- YOUR ASSIGNMENT
Which of the lines below include "mnext"? Each one should be copied out.
===== SOURCE DATA =====
#ifdef GBX_BSW_LANE_STATS
__device__ unsigned long long g_bsw_lane_stats[16][4];
#endif
template <bool SYM, bool COMPACT, bool CODE4 = false, bool PACKED = false>
__global__ void __launch_bounds__(64) bsw_lane_kernel(BswDev prm, BswPairs P, BswWork W, int rlo, int rhi, int cols, int slot)
{
    extern __shared__ uint32_t lcell[];
#ifdef GBX_BSW_LANE_STATS
    __shared__ int st_rowmax[2048];
    for (int k = threadIdx.x; k < 2048; k += 64) st_rowmax[k] = 0;
    unsigned long long st_cells = 0, st_rows = 0, st_wcells = 0, st_wrows = 0;
#endif
#define LCELL(byte_addr) (*(uint32_t *)((char *)lcell + (byte_addr)))
#define LCELL16(byte_addr) (*(uint16_t *)((char *)lcell + (byte_addr)))
#define LQ8(byte_addr) (*((uint8_t *)lcell + (byte_addr)))
    const int lane = threadIdx.x;
    const int first = W.lbase[rlo << 8], count = W.lbase[(rhi + 1) << 8] - first;
    const int nchunks = (count + 63) >> 6;
    const int32_t *order = W.lorder + first;
    const int e_ins = prm.e_ins, e_del = prm.e_del, oe_ins = prm.oe_ins, oe_del = prm.oe_del;
    const int cb = lane * 4;
    constexpr int QROW = CODE4 ? 64 : 128;
    const int qb = (cols >> 1) * 256 + (CODE4 ? lane : (lane & 31) * 4 + (lane >> 5) * 2);
    auto LQREAD = [&](int a) -> uint32_t { return CODE4 ? (uint32_t)LQ8(a) : (uint32_t)LCELL16(a); };
    auto QSEL = [](uint32_t q) -> uint32_t { return CODE4 ? (((q >> 4) << 8) | (q & 15u)) : q; };
    auto QLOW = [](uint32_t q) -> uint32_t { return CODE4 ? (q & 15u) : (q & 0xffu); };
    auto cell_at = [&](int j) { return COMPACT ? (j >> 1) * 256 + cb + (j & 1) * 2 : j * 256 + cb; };
    const int tab = COMPACT ? (cols >> 1) * (256 + QROW) + 512 : (cols + 2) * 256 - 128;
    if (lane < 5) *(uint4 *)((char *)lcell + tab + lane * 16) = make_uint4(prm.row0[lane], prm.row1[lane], prm.lrow[lane], 0u);
#define LTAB(base_code) (*(const uint4 *)((const char *)lcell + tab + min((int)(base_code), 4) * 16))
    int rel0 = 0, rel1 = 2, rel2 = 256, rel3 = 258, rel4 = 512, rel5 = 514, rel6 = 768, rel7 = 770;
    asm volatile("" : "+v"(rel0), "+v"(rel1), "+v"(rel2), "+v"(rel3), "+v"(rel4), "+v"(rel5), "+v"(rel6), "+v"(rel7));
    for (;;) {
        int c = 0;
        if (lane == 0) c = atomicAdd(&W.lchunk[slot], 1);
        c = __builtin_amdgcn_readfirstlane(c);
        if (c >= nchunks) break;
        const int hi_ = count - (c << 6), idx = hi_ - 64 + lane;
        const bool have = idx >= 0;
        const int pair = order[have ? idx : 0];
        const int qlen = P.len2[pair], tlen = P.len1[pair], h0 = P.h0[pair];
        const int64_t qo = P.idq[pair], to = P.idr[pair];
        const uint8_t *q = P.qer + (PACKED ? 0 : qo);
        const uint8_t *t = P.ref + (PACKED ? 0 : to);
        auto qpiece = [&](int j) -> uint4 {
            uint4 r;
            if (!PACKED) { __builtin_memcpy(&r, q + j, 16); return r; }
            const int64_t o = qo + j;
            const uint8_t *b = q + (o >> 1);
            uint64_t v;
            __builtin_memcpy(&v, b, 8);
            if (o & 1) v = (v >> 4) | ((uint64_t)b[8] << 60);
            auto spread = [](unsigned h) -> unsigned { return (h & 0xfu) | ((h & 0xf0u) << 4) | ((h & 0xf00u) << 8) | ((h & 0xf000u) << 12); };
            const unsigned lo = (unsigned)v, hi = (unsigned)(v >> 32);
            r.x = spread(lo & 0xffffu); r.y = spread(lo >> 16); r.z = spread(hi & 0xffffu); r.w = spread(hi >> 16);
            return r;
        };
        auto tbase = [&](int i) -> int {
            if (!PACKED) return t[i];
            const int64_t o = to + i;
            return (t[o >> 1] >> ((int)(o & 1) * 4)) & 15;
        };
        {
            uint4 wq = qpiece(0);
// ... 370 lines not shown
        int best = h0, best_i = -1, best_j = -1, g_i = -1, g_score = -1, off = 0;
        int beg = 0, end = qlen;
        bool running = true;
        uint2 mrow = s_tab[min((int)t[0], 4)], mnext = s_tab[min((int)t[1], 4)];
        int tb2 = t[2];
        const uint8_t *tp = t + 3;
        int hrow = h0 - prm.o_del - e_del;
        int imw = -w, ipw = w + 1;
        for (int i = 0;; ++i) {
            if (!__any(running)) break;
            const uint32_t rw = mrow.x, rwn = mrow.y;
            mrow = mnext;
            mnext = s_tab[min(tb2, 4)];
            tb2 = running ? (int)*tp : 0;
            tp += running ? 1 : 0;
            beg = max(beg, imw);
            end = min(min(end, ipw), qlen);
            ++imw; ++ipw;
            int left = beg == 0 ? max(hrow, 0) : 0;
            hrow -= e_del;
            const int bb = running ? beg : OUT, ee = running ? end : OUT;
            const int sp0 = bb >> 1, sq = max((ee >> 1) - 1, 0);
            const uint32_t touch = running ? bit_span(bb >> 3, min(ee >> 3, NB - 1)) : 0u;
            const uint32_t whole = running ? bit_span((bb + 7) >> 3, min((ee >> 3) - 1, NB - 1)) : ~0u;
            auto blk = [](int pp) { return pp < 4 * NB ? 1u << (pp >> 2) : 0u; };
            const uint32_t probe = running ? blk(sp0) | blk(sp0 + 1) | blk(sq) | blk(sq + 1) : 0u;
            const uint32_t touch_w = wave_bits<false>(touch), whole_w = wave_bits<true>(whole), probe_w = wave_bits<false>(probe);
            int vzero = 0;
            asm volatile("" : "+v"(vzero));
            int f = 0;
            uint32_t key = 0;
#pragma unroll
            for (int b = 0; b < NB; ++b) {
                if (!((touch_w >> b) & 1u)) continue;
                const uint32_t sa0 = __builtin_amdgcn_perm(rwn, rw, qs[2 * b]);
                const uint32_t sa1 = 2 * b + 1 < NQ ? __builtin_amdgcn_perm(rwn, rw, qs[2 * b + 1]) : 0u;
                uint32_t kt = (uint32_t)vzero;
                if ((whole_w >> b) & 1u) {
                    cell[4 * b] = reg_pair_step<SYM, false, 0>(cell[4 * b], sa0, f, left, kt, vzero, oe_del, oe_ins, e_del, e_ins);
                    if (4 * b + 1 < NCP) cell[4 * b + 1] = reg_pair_step<SYM, true, 2>(cell[4 * b + 1], sa0, f, left, kt, vzero, oe_del, oe_ins, e_del, e_ins);
                    if (4 * b + 2 < NCP) cell[4 * b + 2] = reg_pair_step<SYM, false, 4>(cell[4 * b + 2], sa1, f, left, kt, vzero, oe_del, oe_ins, e_del, e_ins);
                    if (4 * b + 3 < NCP) cell[4 * b + 3] = reg_pair_step<SYM, true, 6>(cell[4 * b + 3], sa1, f, left, kt, vzero, oe_del, oe_ins, e_del, e_ins);
                } else {
                    int lb = bb - 8 * b, le = ee - 8 * b;
                    asm volatile("" : "+v"(lb), "+v"(le));
                    reg_pair_masked<SYM, false, 0>(cell[4 * b], sa0, lb, le, f, left, kt, vzero, oe_del, oe_ins, e_del, e_ins);
                    if (4 * b + 1 < NCP) reg_pair_masked<SYM, true, 2>(cell[4 * b + 1], sa0, lb, le, f, left, kt, vzero, oe_del, oe_ins, e_del, e_ins);
                    if (4 * b + 2 < NCP) reg_pair_masked<SYM, false, 4>(cell[4 * b + 2], sa1, lb, le, f, left, kt, vzero, oe_del, oe_ins, e_del, e_ins);
                    if (4 * b + 3 < NCP) reg_pair_masked<SYM, true, 6>(cell[4 * b + 3], sa1, lb, le, f, left, kt, vzero, oe_del, oe_ins, e_del, e_ins);
                }
                key = max(key, kt + (uint32_t)(8 * b));
            }
            uint32_t sb0 = 0, sb1 = 0, se0 = 0, se1 = 0;
#pragma unroll
            for (int b = 0; b < NB; ++b) {
                if (!((probe_w >> b) & 1u)) continue;
                int db = sp0 - 4 * b, de = sq - 4 * b;
                asm volatile("" : "+v"(db), "+v"(de));
#pragma unroll
                for (int m = 0; m < 4 && 4 * b + m < NCP; ++m) {
                    const uint32_t cv = cell[4 * b + m];
                    sb0 = db == m ? cv : sb0;
                    sb1 = db == m - 1 ? cv : sb1;
                    se0 = de == m ? cv : se0;
                    se1 = de == m - 1 ? cv : se1;
                }
            }
            if (running) {
                const int jfin = beg < end ? end : beg;
                if (jfin == qlen) {
                    if (!(g_score > left)) g_i = i;
                    g_score = max(g_score, left);
                }
                const int row_best = (int)(key >> 18), row_arg = (int)(key & 0x3ffffu);
                bool stop = row_best == 0;
                if (!stop) {
                    if (row_best > best) {
                        best = row_best; best_i = i; best_j = row_arg;
                        off = max(off, abs(row_arg - i));
                    } else if (prm.zdrop > 0) {
                        const int di = i - best_i, dj = row_arg - best_j;
                        stop = di > dj ? best - row_best - (di - dj) * e_del > prm.zdrop : best - row_best - (dj - di) * e_ins > prm.zdrop;
                    }
                }
                if (!stop) {
                    int k = (sb1 >> 16) ? 3 : 4;
                    k = (sb1 & 0xffffu) ? 2 : k;
                    k = (sb0 >> 16) ? 1 : k;
                    k = (sb0 & 0xffffu) && !(beg & 1) ? 0 : k;
                    int j = 2 * sp0 + k;
                    const int khi = end - 2 * sq;
                    int ke = (se0 & 0xffffu) ? 0 : -1;
                    ke = (se0 >> 16) && khi >= 1 ? 1 : ke;
                    ke = (se1 & 0xffffu) && khi >= 2 ? 2 : ke;
                    ke = (se1 >> 16) && khi >= 3 ? 3 : ke;
                    uint32_t nz[NW];
                    if (k == 4 || ke < 0) {
#pragma unroll
                        for (int u = 0; u < NW; ++u) nz[u] = 0u;
#pragma unroll
                        for (int p = 0; p < NCP; ++p) {
                            const uint32_t two = ((cell[p] & 0xffffu) ? 1u : 0u) | ((cell[p] >> 16) ? 2u : 0u);
                            nz[p >> 4] |= two << ((2 * p) & 31);
                        }
                    }
                    if (k == 4) {
                        int jn = end;
#pragma unroll
                        for (int u = NW - 1; u >= 0; --u) {
                            const uint32_t m = nz[u] & bits_from(j - 32 * u) & ~bits_from(end - 32 * u);
                            jn = m ? 32 * u + __builtin_ctz(m) : jn;
                        }
                        j = jn;
                    }
                    j = min(j, end);
                    const int nbeg = beg < end ? j : beg;
                    j = 2 * sq + ke;
                    if (ke < 0 && 2 * sq > nbeg) {
                        int jl = nbeg - 1;
#pragma unroll
                        for (int u = 0; u < NW; ++u) {
                            const uint32_t m = nz[u] & bits_from(nbeg - 32 * u) & ~bits_from(j + 1 - 32 * u);
                            jl = m ? 32 * u + 31 - __builtin_clz(m) : jl;
                        }
                        j = jl;
                    }
                    j = max(j, nbeg - 1);
                    j = nbeg > end ? end : j;
                    beg = nbeg;
                    end = min(j + 2, qlen);
                }
                running = !stop && i + 1 < tlen;
            }
        }
        gbx_bsw_result r;
        r.score = best; r.tle = best_i + 1; r.gtle = g_i + 1; r.qle = best_j + 1; r.gscore = g_score; r.max_off = off;
        if (have) P.out[pair] = r;
    }
}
=====
- TASK OUTPUT
        uint2 mrow = s_tab[min((int)t[0], 4)], mnext = s_tab[min((int)t[1], 4)];
            mrow = mnext;
            mnext = s_tab[min(tb2, 4)];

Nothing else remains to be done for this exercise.